Considering the fact that neither the CDS nor Danny Williams(Premier of NFLD) has been geting along with the Prime Minister, maybe a position as a provincial politican in NFLD(OK, I know it is NL now) is in his future.  At the very least I hope he comes home to NL.


----------



## MarkOttawa (15 Apr 2008)

Video here of General Hillier's news conference, about 30 seconds into the clip:
http://watch.ctv.ca/news/clip45887#clip45887

A great "silver-tongued devil":
http://toyoufromfailinghands.blogspot.com/2006/04/silver-tongued-devil.html

Yrys: As for the Laffs (Sens too?): An excerpt from my post  at _The Torch_ on the Conference of Defence Associations meeting, Feb. 21-22:
http://toyoufromfailinghands.blogspot.com/2008/02/conference-of-defence-associations.html



> He said the speech was probably his last to the CDA as CDS--especially if he gets an offer to be the Maple Leaf's general manager [a joke with a message, I think].



No joke after all. Pity.

Mark
Ottawa


----------



## RangerRay (15 Apr 2008)

Listening to the "Christy Clark Show" on CKNW Vancouver (she's annoying, but that's not the point)....
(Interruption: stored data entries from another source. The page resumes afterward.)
__device__ __forceinline__ void nt_store4(uint32_t* q, const uint4& v) {
  __builtin_nontemporal_store(v.x, q); __builtin_nontemporal_store(v.y, q + 1);
  __builtin_nontemporal_store(v.z, q + 2); __builtin_nontemporal_store(v.w, q + 3);
}
template <int NI, int CE_CH>
__global__ __launch_bounds__(256) void k_cs_emit_rows(uint32_t n_inst, const uint32_t* __restrict__ inst_row, const int32_t* __restrict__ inst_o,
                                                      const uint32_t* __restrict__ counts, const uint32_t* __restrict__ inst_tb,
                                                      const CsRow* __restrict__ trows, const uint64_t* __restrict__ offsets,
                                                      const unsigned long long* __restrict__ t_count, uint64_t t_cap, uint4* __restrict__ rows,
                                                      uint64_t cap, int* status) {
  constexpr int NE = NI * WAVE;
  constexpr int CE_SUB = CE_CH / 16;
  __shared__ uint32_t s_ex[4][NE + 1];
  __shared__ uint32_t s_tb[4][NE], s_h[4][NE];
  __shared__ int32_t s_dq[4][NE];
  __shared__ uint32_t s_src[4][2][CE_CH], s_rh[4][2][CE_CH];
  __shared__ int32_t s_rdq[4][2][CE_CH];
  if (*t_count > t_cap) return;
  const uint32_t wv = threadIdx.x / WAVE, lane = threadIdx.x & (WAVE - 1);
  const uint32_t i0 = (blockIdx.x * 4 + wv) * NE;
  if (i0 >= n_inst) return;
  uint32_t cnt[NI], tb[NI], h[NI];
  int32_t dq[NI];
#pragma unroll
  for (int c = 0; c < NI; ++c) {
    const uint32_t i = i0 + c * WAVE + lane;
    const bool in = i < n_inst;
    const uint32_t ii = in ? i : n_inst - 1;
    cnt[c] = counts[ii]; tb[c] = inst_tb[ii]; h[c] = inst_row[ii]; dq[c] = inst_o[ii];
    if (!in) cnt[c] = 0;
  }
  const uint64_t o0 = offsets[i0 / WAVE];
  uint32_t Wt = 0;
#pragma unroll
  for (int c = 0; c < NI; ++c) {
    const uint32_t inc = wave_incl_scan(cnt[c]);
    s_ex[wv][c * WAVE + lane] = Wt + inc - cnt[c];
    s_tb[wv][c * WAVE + lane] = tb[c]; s_h[wv][c * WAVE + lane] = h[c] << HAWK_ROW_HAP_SHIFT; s_dq[wv][c * WAVE + lane] = dq[c];
    Wt += (uint32_t)__builtin_amdgcn_readlane((int)inc, WAVE - 1);
  }
  if (Wt == 0) return;
  if (o0 + Wt > cap) { if (lane == 0) atomicCAS(status, 0, -3 ); return; }
  __builtin_amdgcn_wave_barrier();
  const uint32_t qd = lane & 3u, rq = lane >> 2;
  uint4* __restrict__ const dst = rows + o0 * 4 + qd;
  auto meta = [&](uint32_t c0, uint32_t buf) {
#pragma unroll
    for (uint32_t sub = 0; sub < (CE_CH + WAVE - 1) / WAVE; ++sub) {
      const uint32_t r = sub * WAVE + lane;
      if (CE_CH < WAVE && r >= CE_CH) break;
      const uint32_t t = c0 + r < Wt ? c0 + r : Wt - 1;
      uint32_t l = 0;
#pragma unroll
      for (uint32_t step = NE / 2; step; step >>= 1) l += (s_ex[wv][l + step] <= t) ? step : 0u;
      s_src[wv][buf][r] = s_tb[wv][l] + (t - s_ex[wv][l]);
      s_rh[wv][buf][r] = s_h[wv][l];
      s_rdq[wv][buf][r] = s_dq[wv][l];
    }
    __builtin_amdgcn_wave_barrier();
  };
  auto fetch = [&](uint4 (&v)[CE_SUB], uint32_t buf) {
#pragma unroll
    for (uint32_t j = 0; j < CE_SUB; ++j) v[j] = reinterpret_cast<const uint4*>(trows + s_src[wv][buf][j * 16 + rq])[qd];
  };
  auto store = [&](const uint4 (&v)[CE_SUB], uint32_t c0, uint32_t buf) {
#pragma unroll
    for (uint32_t j = 0; j < CE_SUB; ++j) {
      const uint32_t r = j * 16 + rq;
      uint4 w = v[j];
      if (qd == 0) {
        w.x = (uint32_t)((int32_t)w.x + s_rdq[wv][buf][r]);
        w.y |= s_rh[wv][buf][r];
      }
      if (c0 + r < Wt) nt_store4(reinterpret_cast<uint32_t*>(dst + (size_t)(c0 + r) * 4), w);
    }
  };
  uint4 va[CE_SUB], vb[CE_SUB];
  meta(0, 0);
  fetch(va, 0);
#pragma unroll 1
  for (uint32_t c0 = 0; c0 < Wt; c0 += 2 * CE_CH) {
    const bool more1 = c0 + CE_CH < Wt, more2 = c0 + 2 * CE_CH < Wt;
    if (more1) { meta(c0 + CE_CH, 1); fetch(vb, 1); }
    store(va, c0, 0);
    __builtin_amdgcn_wave_barrier();
    if (more1) {
      if (more2) { meta(c0 + 2 * CE_CH, 0); fetch(va, 0); }
      store(vb, c0 + CE_CH, 1);
      __builtin_amdgcn_wave_barrier();
    }
  }
}
void hawk_launch_cs_emit_rows(hipStream_t st, const ClDict& cd, const uint32_t* counts, const uint32_t* inst_tb, const void* trows, const uint64_t* offsets,
                              const unsigned long long* t_count, uint64_t t_cap, void* rows, uint64_t cap, int* status) {
  if (!cd.n_inst) return;
  constexpr int NI = 4, CH = 256;
  hipLaunchKernelGGL((k_cs_emit_rows<NI, CH>), dim3((cd.n_inst + 256 * NI - 1) / (256 * NI)), dim3(256), 0, st, cd.n_inst, cd.inst_row, cd.inst_o, counts,
                     inst_tb, static_cast<const CsRow*>(trows), offsets, t_count, t_cap, static_cast<uint4*>(rows), cap, status);
}
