#define GSSD_PLAN_FN(f) PlanFn{#f, plan_nargs(&f), &plan_thunk<&f>}
const PlanFn g_plan_fns[] = {
    GSSD_PLAN_FN(gssd_event_record_node),
    GSSD_PLAN_FN(gssd_pack_input_nhwc),
    GSSD_PLAN_FN(gssd_unpack_nhwc_to_nchw),
    GSSD_PLAN_FN(gssd_pack_conv_weight),
    GSSD_PLAN_FN(gssd_pack_conv_weights_batched),
    GSSD_PLAN_FN(gssd_conv2d_nhwc_f32),
    GSSD_PLAN_FN(gssd_conv_x6_pack_weight),
    GSSD_PLAN_FN(gssd_conv_patch_x6_pack_weight),
    GSSD_PLAN_FN(gssd_conv2d_nhwc_bf16),
    GSSD_PLAN_FN(gssd_pack_conv_weight_bf16),
    GSSD_PLAN_FN(gssd_cast_f32_bf16),
    GSSD_PLAN_FN(gssd_cast_bf16_f32),
    GSSD_PLAN_FN(gssd_pack_input_nhwc_bf16),
    GSSD_PLAN_FN(gssd_bn_relu_pool_bf16),
    GSSD_PLAN_FN(gssd_bn_finalize_bf16),
    GSSD_PLAN_FN(gssd_l2norm_bf16),
    GSSD_PLAN_FN(gssd_winograd_weight_f32),
    GSSD_PLAN_FN(gssd_conv2d_wgrad_f32),
    GSSD_PLAN_FN(gssd_conv2d_wgrad_bf16),
    GSSD_PLAN_FN(gssd_unpack_conv_weight_grad),
    GSSD_PLAN_FN(gssd_pack_conv_weight_dgrad),
    GSSD_PLAN_FN(gssd_bn_relu_pool_f32),
    GSSD_PLAN_FN(gssd_bn_finalize_f32),
    GSSD_PLAN_FN(gssd_bn_bwd_reduce_f32),
    GSSD_PLAN_FN(gssd_bn_bwd_finalize_f32),
    GSSD_PLAN_FN(gssd_bn_bwd_apply_f32),
    GSSD_PLAN_FN(gssd_bn_bwd_reduce_mixed),
    GSSD_PLAN_FN(gssd_bn_bwd_apply_mixed),
    GSSD_PLAN_FN(gssd_bn_bwd_apply_masked_f32),
    GSSD_PLAN_FN(gssd_colsum_f32),
    GSSD_PLAN_FN(gssd_cast_f64_f32),
    GSSD_PLAN_FN(gssd_l2norm_bwd_f32),
    GSSD_PLAN_FN(gssd_heads_gather_f32),
    GSSD_PLAN_FN(gssd_upsample_insert_f32),
    GSSD_PLAN_FN(gssd_l2norm_f32),
    GSSD_PLAN_FN(gssd_self_attn_core_f32),
    GSSD_PLAN_FN(gssd_self_attn_core_kv_f32),
    GSSD_PLAN_FN(gssd_sa_pool_kv_f32),
    GSSD_PLAN_FN(gssd_sa_unpool_f32),
    GSSD_PLAN_FN(gssd_self_attn_core_bf16v),
    GSSD_PLAN_FN(gssd_self_attn_core_x6_f32),
    GSSD_PLAN_FN(gssd_self_attn_flash_bwd_bf16),
    GSSD_PLAN_FN(gssd_softmax_rows_f32),
    GSSD_PLAN_FN(gssd_slice_and_cat_f32),
    GSSD_PLAN_FN(gssd_spectral_norm_f32),
    GSSD_PLAN_FN(gssd_dcn_im2col_f32),
    GSSD_PLAN_FN(gssd_dcn_im2col_bf16),
    GSSD_PLAN_FN(gssd_dcn_geo_im2col_f32),
    GSSD_PLAN_FN(gssd_dcn_geo_col2im_f32),
    GSSD_PLAN_FN(gssd_dcn_pack_weight_f32),
    GSSD_PLAN_FN(gssd_dcn_forward_f32),
    GSSD_PLAN_FN(gssd_dcn_streamk_reset),
    GSSD_PLAN_FN(gssd_dcn_pack_weight_x6),
    GSSD_PLAN_FN(gssd_dcn_forward_x6),
    GSSD_PLAN_FN(gssd_dcn_forward_x6_ex),
    GSSD_PLAN_FN(gssd_dcn_pack_weight_bf16),
    GSSD_PLAN_FN(gssd_dcn_forward_bf16),
    GSSD_PLAN_FN(gssd_dcn_col2im_f32),
    GSSD_PLAN_FN(gssd_resize_u8_horizontal),
    GSSD_PLAN_FN(gssd_resize_u8_vertical),
    GSSD_PLAN_FN(gssd_input_finish_f32),
    GSSD_PLAN_FN(gssd_augment_minmax),
    GSSD_PLAN_FN(gssd_augment_horizontal),
    GSSD_PLAN_FN(gssd_augment_vertical),
    GSSD_PLAN_FN(gssd_pixellink_targets),
    GSSD_PLAN_FN(gssd_bgemm_f32),
    GSSD_PLAN_FN(gssd_bgemm_ex_f32),
    GSSD_PLAN_FN(gssd_rowdot_f32),
    GSSD_PLAN_FN(gssd_softmax_bwd_rows_f32),
    GSSD_PLAN_FN(gssd_sn_weight_grad_f32),
    GSSD_PLAN_FN(gssd_scaled_transpose_f32),
    GSSD_PLAN_FN(gssd_cast_split_f32_bf16),
    GSSD_PLAN_FN(gssd_cast_rows_f32_bf16),
    GSSD_PLAN_FN(gssd_transpose_cast_f32_bf16),
    GSSD_PLAN_FN(gssd_dot_f32),
    GSSD_PLAN_FN(gssd_axpby_f32),
    GSSD_PLAN_FN(gssd_scale_cast_f64_f32),
    GSSD_PLAN_FN(gssd_sa_sigma_grad_f32),
    GSSD_PLAN_FN(gssd_match_batch),
    GSSD_PLAN_FN(gssd_reduce_max_f32),
    GSSD_PLAN_FN(gssd_hnm_loss),
    GSSD_PLAN_FN(gssd_loss_finalize),
    GSSD_PLAN_FN(gssd_loss_finalize_global),
    GSSD_PLAN_FN(gssd_loss_backward),
    GSSD_PLAN_FN(gssd_detect),
    GSSD_PLAN_FN(gssd_softmax_lastdim_f32),
    GSSD_PLAN_FN(gssd_eval_match),
    GSSD_PLAN_FN(gssd_eval_ap),
    GSSD_PLAN_FN(gssd_heads_reduce_f32),
    GSSD_PLAN_FN(gssd_interp_add_f32),
    GSSD_PLAN_FN(gssd_pixellink_final_f32),
    GSSD_PLAN_FN(gssd_pixellink_loss_f32),
    GSSD_PLAN_FN(gssd_interp_add_bwd_f32),
    GSSD_PLAN_FN(gssd_pixellink_final_bwd_f32),
    GSSD_PLAN_FN(gssd_pixellink_loss_bwd_f32),
    GSSD_PLAN_FN(gssd_pixellink_decode_f32),
    GSSD_PLAN_FN(gssd_pixellink_final5_f32),
    GSSD_PLAN_FN(gssd_pixellink_final5_bwd_f32),
    GSSD_PLAN_FN(gssd_self_attn_flash_bwd_f32),
};
#undef GSSD_PLAN_FN
constexpr int N_PLAN_FNS = (int)(sizeof(g_plan_fns) / sizeof(g_plan_fns[0]));

constexpr int N_EVENTS = 64;
struct EventRing {
    hipEvent_t ev[N_EVENTS];
    int next = 0;
    bool ready = false;
    std::mutex mu;
};
EventRing g_rings[32];

int record_and_wait(hipStream_t src, hipStream_t dst) {
    int cur = 0, dev = -1;
    (void)hipGetDevice(&cur);
    hipDevice_t sdev;
    if (src && hipStreamGetDevice(src, &sdev) == hipSuccess) dev = (int)sdev;
    if (dev < 0) dev = cur;
    if (dev < 0 || dev >= 32) return 1;
    EventRing& r = g_rings[dev];
    std::lock_guard<std::mutex> lock(r.mu);
    if (!r.ready) {
        if (dev != cur && hipSetDevice(dev) != hipSuccess) return 1;
        bool ok = true;
        for (int i = 0; i < N_EVENTS && ok; ++i) ok = hipEventCreateWithFlags(&r.ev[i], hipEventDisableTiming) == hipSuccess;
        if (dev != cur) (void)hipSetDevice(cur);
        if (!ok) return 1;
        r.ready = true;
    }
    hipEvent_t e = r.ev[r.next];
    r.next = (r.next + 1) % N_EVENTS;
    return (hipEventRecord(e, src) != hipSuccess || hipStreamWaitEvent(dst, e, 0) != hipSuccess) ? 1 : 0;
}

}
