# bobwan1995/cliora

Measured on AMD Instinct MI355X. Metric: sentences/sec (inside+outside fwd+bwd), len-20 d=400 bsz=64, higher is better.
Workload: dtype f32 (compose GEMMs: 3x bf16 MFMA per product, fp32 accumulate)

## Files before the change

cliora_amd/csrc/api_common.hpp:

```cpp
#pragma once
#include <hip/hip_runtime.h>
#include <hip/hip_ext.h>

#include <algorithm>
#include <cstdio>
#include <cstdlib>
#include <cstring>
#include <mutex>
#include <new>
#include <string>
#include <vector>

#include "../../include/cliora_chart.h"
#include "chart_kernels.hpp"
#include "gemm_kernels.hpp"
#include "wgrad_tiles.hpp"
#include "plan.hpp"

using namespace cliora;

struct cliora_plan {
    Plan p;
    bool uploaded = false;
    int device = -1;
// ... 170 lines not shown
enum { IMG_NONE = 0, IMG_FRAG_F32 = 2 };

template <class AP, class EP>
static int launch_rows_direct(hipStream_t st, const float* W, const float* img, int kind, int K, int ncols, int nrows, AP ap, EP ep) {
    if (nrows <= 0) return CLIORA_OK;
    const int nt = ncols / 16;
    if (kind == IMG_FRAG_F32) return launch_ksplit_f32<true>(st, img, K, nt, nrows, ap, ep);
    return launch_ksplit_f32<false>(st, W, K, nt, nrows, ap, ep);
}

template <class AP, class EP>
static int launch_rows(hipStream_t st, const float* W, int Kseg, int nseg, int ncols, int nrows, AP ap, EP ep) {
    if (nrows <= 0) return CLIORA_OK;
    const size_t budget = 150 * 1024;
    const int nt = ncols / 16;
    for (int ct : {5, 4, 2, 1}) {
        if (nt % ct) continue;
        if ((size_t)ct * 16 * (Kseg + WS_LDS_PAD) * sizeof(float) > budget) continue;
        switch (ct) {
            case 5: return launch_rows_ct<5>(st, W, Kseg, nseg, ncols, nrows, ap, ep);
            case 4: return launch_rows_ct<4>(st, W, Kseg, nseg, ncols, nrows, ap, ep);
            case 2: return launch_rows_ct<2>(st, W, Kseg, nseg, ncols, nrows, ap, ep);
            default: return launch_rows_ct<1>(st, W, Kseg, nseg, ncols, nrows, ap, ep);
        }
    }
    return fail(CLIORA_EINVAL, "weight block does not fit LDS");
}

constexpr int TN_DIRECT_ROWS = 4096;
constexpr int TN_DIRECT_BLOCKS = 256;

template <int T, class AP, class BP>
static int launch_tn_t(hipStream_t st, int nrows, int Mi, int Nj, AP ap, BP bp, float* slab, size_t slab_floats,
                       float* out, float* colsum_out, int accumulate) {
    const int blocks = (Mi / (T * 16)) * (Nj / (T * 16));
    size_t per_slice = (size_t)Mi * Nj + (colsum_out ? Mi : 0);
    int nsl = (int)std::min<size_t>(slab_floats / per_slice, (size_t)std::max(1, 2048 / blocks));
    nsl = std::min(nsl, (nrows + 15) / 16);
    nsl = std::max(4, nsl / 4 * 4);
    if ((size_t)nsl * per_slice > slab_floats) return fail(CLIORA_ENOMEM, "slab too small for the weight-gradient GEMM");
    int rps = (nrows + nsl - 1) / nsl;
    rps = (rps + 3) / 4 * 4;
    float* csl = slab + (size_t)nsl * Mi * Nj;
    if (colsum_out)
        hipLaunchKernelGGL((tn_gemm<T, T, true, AP, BP>), dim3(blocks, nsl / 4), dim3(WS_THREADS), 0, st, nrows, rps, Mi, Nj, ap, bp, slab, csl);
    else
        hipLaunchKernelGGL((tn_gemm<T, T, false, AP, BP>), dim3(blocks, nsl / 4), dim3(WS_THREADS), 0, st, nrows, rps, Mi, Nj, ap, bp, slab, csl);
    LAUNCHOK("tn_gemm");
    const size_t n = (size_t)Mi * Nj;
    launch_slab_reduce(st, slab, nsl, n, out, accumulate, csl, (size_t)Mi, colsum_out);
    LAUNCHOK("slab_reduce");
    return CLIORA_OK;
}

template <class AP, class BP>
static int launch_tn(hipStream_t st, int nrows, int Mi, int Nj, int Dp, AP ap, BP bp, float* slab, size_t slab_floats,
                     float* out, float* colsum_out, int accumulate = 0) {
    if (nrows <= 0) {
        if (accumulate) return CLIORA_OK;
        HIPOK(hipMemsetAsync(out, 0, (size_t)Mi * Nj * sizeof(float), st));
        if (colsum_out) HIPOK(hipMemsetAsync(colsum_out, 0, (size_t)Mi * sizeof(float), st));
        return CLIORA_OK;
    }
    if (nrows <= TN_DIRECT_ROWS && (Mi / 16) * (Nj / 16) <= TN_DIRECT_BLOCKS) {
        const int blocks = (Mi / 16) * (Nj / 16);
        if (colsum_out)
            hipLaunchKernelGGL((tn_gemm_direct<true, AP, BP>), dim3(blocks), dim3(TND_WAVES * 64), 0, st, nrows, Mi, Nj, ap, bp, out, colsum_out, accumulate);
        else
            hipLaunchKernelGGL((tn_gemm_direct<false, AP, BP>), dim3(blocks), dim3(TND_WAVES * 64), 0, st, nrows, Mi, Nj, ap, bp, out, colsum_out, accumulate);
        LAUNCHOK("tn_gemm_direct");
        return CLIORA_OK;
    }
    switch (pick_tiles(Dp / 16)) {
        case 5: return launch_tn_t<5>(st, nrows, Mi, Nj, ap, bp, slab, slab_floats, out, colsum_out, accumulate);
        case 4: return launch_tn_t<4>(st, nrows, Mi, Nj, ap, bp, slab, slab_floats, out, colsum_out, accumulate);
        case 2: return launch_tn_t<2>(st, nrows, Mi, Nj, ap, bp, slab, slab_floats, out, colsum_out, accumulate);
        default: return launch_tn_t<1>(st, nrows, Mi, Nj, ap, bp, slab, slab_floats, out, colsum_out, accumulate);
    }
}

template <int NIT, int NJT>
static int launch_tn_pairs_inst(hipStream_t st, const float* DZ, const float* X, int nrows, int Dp, int nkb, float* slab,
                                size_t slab_floats, float* out, float* colsum_out, int accumulate, int slices_cap, int ldz, int ldx) {
    const size_t per_slice = (size_t)Dp * Dp + Dp;
    int nsl = (int)std::min<size_t>(slab_floats / per_slice, (size_t)std::max(1, 256 / nkb));
    nsl = std::max(1, std::min(nsl, (nrows + 63) / 64));
    int rps = (nrows + nsl - 1) / nsl;
    rps = (rps + TN_RS - 1) / TN_RS * TN_RS;
    nsl = (nrows + rps - 1) / rps;
    float* csl = slab + (size_t)nsl * Dp * Dp;
    const size_t lds3 = (size_t)2 * TN3_RS * (Dp + NJT * 16) * sizeof(float) + (size_t)NJT * 2048;
    const bool strided = ldz != Dp || ldx != Dp;
    if (split_bf16() && lds3 <= 160 * 1024 && (Dp + NJT * 16) / 32 <= TN3_NP) {
        const int nsl_cap = slices_cap > 0 ? slices_cap : std::max(1, 230 / (8 * nkb)) * 8;
        if (nsl > nsl_cap) { nsl = nsl_cap; rps = (nrows + nsl - 1) / nsl; }
        rps = (rps + TN3_RS - 1) / TN3_RS * TN3_RS;
        nsl = (nrows + rps - 1) / rps;
        csl = slab + (size_t)nsl * Dp * Dp;
        if constexpr (NIT == 7 && NJT == 9) {
            OKR(cliora_ensure_max_lds((const void*)tn_gemm_dma3x<NIT, NJT, 5, true>));
            hipLaunchKernelGGL((tn_gemm_dma3x<NIT, NJT, 5, true>), dim3(8 * nkb * ((nsl + 7) / 8)), dim3(512), lds3, st, DZ, ldz, X, ldx, nrows, rps, nsl, Dp, Dp, nkb, slab, csl);
            LAUNCHOK("tn_gemm_dma3x");
        } else {
            if (strided) return fail(CLIORA_EINVAL, "strided operands need the eight-wave weight-gradient kernel (tn_pairs_strided_ok)");
            OKR(cliora_ensure_max_lds((const void*)tn_gemm_dma3<NIT, NJT, true>));
            hipLaunchKernelGGL((tn_gemm_dma3<NIT, NJT, true>), dim3(8 * nkb * ((nsl + 7) / 8)), dim3(256), lds3, st, DZ, X, nrows, rps, nsl, Dp, Dp, nkb, slab, csl);
            LAUNCHOK("tn_gemm_dma3");
        }
    } else {
        if (strided) return fail(CLIORA_EINVAL, "strided operands need the eight-wave weight-gradient kernel (tn_pairs_strided_ok)");
// ... 5 lines not shown
    const size_t n = (size_t)Dp * Dp;
    launch_slab_reduce(st, slab, nsl, n, out, accumulate, csl, (size_t)Dp, colsum_out);
    LAUNCHOK("slab_reduce");
    return CLIORA_OK;
}
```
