@@ -321,6 +337,10 @@
     for (FastqSlot &f : c->fq)
         if (f.stream) cudaStreamDestroy(f.stream);
     if (c->scratch_ev) cudaEventDestroy(c->scratch_ev);
+    if (c->scan_done) cudaEventDestroy(c->scan_done);
+    for (auto &L : c->lists)
+        if (L.done) cudaEventDestroy(L.done);
+    if (c->list_stream) cudaStreamDestroy(c->list_stream);
     if (c->d_task_count) cudaFree(c->d_task_count);
     if (c->d_err) cudaFree(c->d_err);
     if (c->d_enc) cudaFree(c->d_enc);
@@ -346,10 +366,12 @@
     if (!c || !out3) return fail(CG_EINVAL, "cg_ctx_stage_times: NULL argument");
     CU(cudaSetDevice(c->device));
     for (auto &e : c->stage_events) {
-        CU(cudaEventSynchronize(e[3]));
+        CU(cudaEventSynchronize(e[1]));
+        CU(cudaEventSynchronize(e[4]));
+        const int from[3] = {0, 2, 3};
         for (int i = 0; i < 3; ++i) {
             float ms = 0;
-            CU(cudaEventElapsedTime(&ms, e[i], e[i + 1]));
+            CU(cudaEventElapsedTime(&ms, e[from[i]], e[from[i] + 1]));
             c->stage_ms[i] += ms;
         }
         for (auto ev : e) cudaEventDestroy(ev);
@@ -528,6 +550,8 @@
     bool simple = false;
     size_t list_smem = 0;
     int plan_occ = 0, run_occ = 0;
+    bool overlap = false;
+    int ov_occ[3] = {0, 0, 0};
     int plane_w = 0, plane_rec = 0;
     long long sub = 0;
     CgJitKernel *jit = nullptr;
@@ -618,8 +642,18 @@
     }
     d.kind = TrimKind::Split;
     d.smem = scan_smem; d.occ = scan_occ;
-    d.sub = sw.sub_reads ? sw.sub_reads : (d.plane_w && sw.task_bytes) ? (16LL << 20) : (32LL << 20);
+    const int k = CG_OVERLAP_SCAN_EIGHTHS;
+    const int ov_plan = d.plan_occ * (8 - k) / 8, ov_run = d.run_occ * (8 - k) / 8;
+    const bool can_overlap = d.plane_w && ov_plan >= 2 && ov_run >= 2;
+    d.sub = sw.sub_reads ? sw.sub_reads : (can_overlap || (d.plane_w && sw.task_bytes)) ? CG_SPLIT_SUB_READS
+                                                                                         : (32LL << 20);
     d.sub = std::min<long long>(d.sub, 1LL << 31);
+    d.overlap = can_overlap && n_reads > d.sub;
+    if (d.overlap) {
+        d.ov_occ[0] = std::max(1, (d.jit ? d.jit_occ : d.occ) * k / 8);
+        d.ov_occ[1] = ov_plan;
+        d.ov_occ[2] = ov_run;
+    }
     d.plane_rec = d.plane_w ? (sw.task_bytes ? 4 + 2 * d.plane_w + 1 : 4) : 2;
     return CG_OK;
 }
@@ -631,13 +665,13 @@
 
 static int launch_index(cg_ctx *c, const CgKernelArgs &a, const TrimSchedule &d, cudaStream_t st)
 {
-    int rc = c->tasks.ensure((size_t)((std::min<long long>(a.n_reads, d.sub) + 3) / 4));
+    int rc = c->lists[0].tasks.ensure((size_t)((std::min<long long>(a.n_reads, d.sub) + 3) / 4));
     if (rc != CG_OK) return rc;
     for (long long r0 = 0; r0 < a.n_reads; r0 += d.sub) {
         const long long n_sub = std::min<long long>(d.sub, a.n_reads - r0);
         CgKernelArgs b = a;
         b.offsets = a.offsets + r0; b.n_reads = n_sub; b.out = a.out + (size_t)r0 * a.slots;
-        b.tasks = c->tasks.p; b.task_count = c->d_task_count;
+        b.tasks = c->lists[0].tasks.p; b.task_count = c->d_task_count;
         CU(cudaMemsetAsync(c->d_task_count, 0, sizeof(unsigned long long), st));
         CU(cg_launch_index(b, trim_grid(c, 16, (n_sub + CG_NT - 1) / CG_NT), st));
         c->launches += 2;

...her guest was Sunil Ram, a military analyst.  He says the CDS was pushed out despite what he publicly said.  Any truth to that?


----------



## aesop081 (15 Apr 2008)

RangerRay said:
			
		

> ...her guest was *Sunil Ram,* a military analyst.  He says the CDS was pushed out despite what he publicly said.  Any truth to that?



I think you answered your own question


----------



## Kalatzi (15 Apr 2008)

Kudos to the CDS and everyone else if the CF
There can be extensions, of course, but it seems to me that most senior appointments are a three year term. 
Thus, not a total surprise. 
All the best


----------



## a_majoor (15 Apr 2008)

I once had the pleasure of meeting Gen Hillier (as the commander of a Quarter Guard, natch!), and he made a routine parade into a memorable experience for all, taking time to talk to the troops and noticing the most unlikely things as he did his inspection (no drive by inspection there!).

He set out to overturn decades of cultural inertia and remold the biggest of all government departments into a new shape to meet the challenges of the 21rst century. We may not like or agree with everything he has done, but he still deserves all the credit for recognizing the problem, building a team of capable people to look at the issues and actually getting the work in motion.

It was a pleasure serving with you, sir. All the best in your future endeavors.


----------



## vonGarvin (16 Apr 2008)

muffin said:
			
		

> wow .. Wikipedia is updated already
> 
> http://en.wikipedia.org/wiki/Rick_Hillier


Wikipedia takes a mere 15 seconds for change to be put into it.


----------



## vonGarvin (16 Apr 2008)

RangerRay said:
			
		

> Listening to the "Christy Clark Show" on CKNW Vancouver (she's annoying, but that's not the point)....
> 
> ...her guest was Sunil Ram, a military analyst.  He says the CDS was pushed out despite what he publicly said.  Any truth to that?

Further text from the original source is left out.